Kevin Dailey is a composer, multi-instrumentalist, record producer and mixer based in Nashville, Tennessee. As a producer, engineer, musician, composer or mixer, he has worked with Béla Fleck and the Flecktones, Mikky Ekko, Rome Fortune, Myzica, Skyway Man, SHEL, and Abigail Washburn. He is a member of the band Civil Twilight. He recently composed original score for Travis Rice's recent film, Depth Perception and season one of Queen America starring Catherine Zeta-Jones.

== Background ==
Dailey was born in Charlotte, North Carolina to a family of musicians. In 2007, he moved to Nashville, Tennessee. He joined the South African rock band Civil Twilight as a guitarist and keyboardist in 2012. On tour, he has shared the stage with Florence + the Machine, Mutemath, Young the Giant, Neon Trees, Silversun Pickups, and Of Monsters and Men.

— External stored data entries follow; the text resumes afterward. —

@@ -470,10 +480,13 @@
 #pragma unroll
     for (int f = 0; f < 16; ++f) acc2[f][0] = acc2[f][1] = (f32x4){0.f, 0.f, 0.f, 0.f};
     float4* const xpark = (float4*)(smem + TILE_OFF) + tid;
-#pragma unroll
-    for (int mi = 0; mi < 2; ++mi)
-#pragma unroll
-      for (int f = 0; f < 4; ++f) xpark[(mi * 4 + f) * NT] = xr[mi][f];
+    constexpr bool PARK = !FFN_HANDOVER;
+    if constexpr (PARK) {
+#pragma unroll
+      for (int mi = 0; mi < 2; ++mi)
+#pragma unroll
+        for (int f = 0; f < 4; ++f) xpark[(mi * 4 + f) * NT] = xr[mi][f];
+    }
     auto swish_pack = [&](const f32x4 h[2][2], int p, bf16x8 hb[2]) __attribute__((always_inline)) {
       float4 b0, b1;
       if constexpr (B1G) {
@@ -493,21 +506,61 @@
                           (bf16)act_(h[1][mi][0] + b1.x), (bf16)act_(h[1][mi][1] + b1.y),
                           (bf16)act_(h[1][mi][2] + b1.z), (bf16)act_(h[1][mi][3] + b1.w)};
     };
-    auto mma_w2 = [&](const WF& w, int half, const bf16x8 hb[2]) __attribute__((always_inline)) {
+    auto mma_w2 = [&](const WF& w, int half, const bf16x8 (*hv)[2]) __attribute__((always_inline)) {
       if constexpr (dbg & 1) return;
 #pragma unroll
       for (int q = 0; q < 8; ++q) {
-        acc2[half * 8 + q][0] = MM::mma(w.v[q], hb[0], acc2[half * 8 + q][0]);
-        acc2[half * 8 + q][1] = MM::mma(w.v[q], hb[1], acc2[half * 8 + q][1]);
-      }
+        const bf16x8* const b = FFN_HANDOVER ? hv[2 * half + (q >> 2)] : hv[0];
+        acc2[half * 8 + q][0] = MM::mma(w.v[q], b[0], acc2[half * 8 + q][0]);
+        acc2[half * 8 + q][1] = MM::mma(w.v[q], b[1], acc2[half * 8 + q][1]);
+      }
+    };
+    unsigned char* const hx = smem + HX_OFF + lane * 16;
+    auto hx_put = [&](int buf, const bf16x8 hb[2]) __attribute__((always_inline)) {
+#pragma unroll
+      for (int mi = 0; mi < 2; ++mi) *(bf16x8*)(hx + buf * HX_BUF + nf * HX_SLICE + mi * 1024) = hb[mi];
+    };
+    auto hx_get = [&](int buf, bf16x8 hv[4][2]) __attribute__((always_inline)) {
+#pragma unroll
+      for (int s = 0; s < 4; ++s)
+#pragma unroll
+        for (int mi = 0; mi < 2; ++mi) hv[s][mi] = *(const bf16x8*)(hx + buf * HX_BUF + s * HX_SLICE + mi * 1024);
     };
     f32x4 h[2][2];
-    bf16x8 hb[2];
+    bf16x8 hb[1][2];
     mma_k(ring[0], false, h[0]);
     read_w1(2, ring[0]);
     mma_k(ring[1], false, h[1]);
     read_w1(3, ring[1]);
-    swish_pack(h, 0, hb);
+    swish_pack(h, 0, hb[0]);
+    if constexpr (FFN_HANDOVER) {
+      bf16x8 hv[4][2];
+      auto meet = [&](int buf) __attribute__((always_inline)) {
+        __builtin_amdgcn_sched_barrier(0);
+        bar(0);
+        hx_get(buf, hv);
+        __builtin_amdgcn_sched_barrier(0);
+      };
+      hx_put(0, hb[0]);
+      rstamp(20);
+#pragma unroll 1
+      for (int p = 0; p + 1 < np; ++p) {
+        mma_k(ring[0], false, h[0]);
+        read_w1(2 * p + 4, ring[0]);
+        mma_k(ring[1], false, h[1]);
+        read_w1(2 * p + 5, ring[1]);
+        meet(p & 1);
+        mma_w2(ring[2], 0, hv);
+        read_w2(w2, p + 1, 0, ring[2]);
+        swish_pack(h, p + 1, hb[0]);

Dailey engineered the album Rocket Science, by Béla Fleck and the Flecktones. The song "Life in Eleven" won Best Instrumental Composition at the 54th Annual Grammy Awards.

In 2012, Kevin, alongside longtime friend and collaborator Micah Tawlks, produced, arranged, and played on Anchor & Braille's record The Quiet Life for Tooth & Nail Records. In 2016, Dailey wrote the MYZICA track "We Belong Together", alongside Matthew Perryman Jones and Micah Tawlks. That same year, he played bass on the SHEL album "Just Crazy Enough". In 2017, he mixed the Skyway Man album Seen Comin’ From a Mighty Eye. In 2018, Dailey and SHEL composed the musical soundtrack for a Catherine Zeta-Jones Facebook Series Queen America.

Dailey runs Pioneer Sound, an independent, artist run recording studio and music production house based in Nashville.

Dailey is an artist for Magneto Guitars.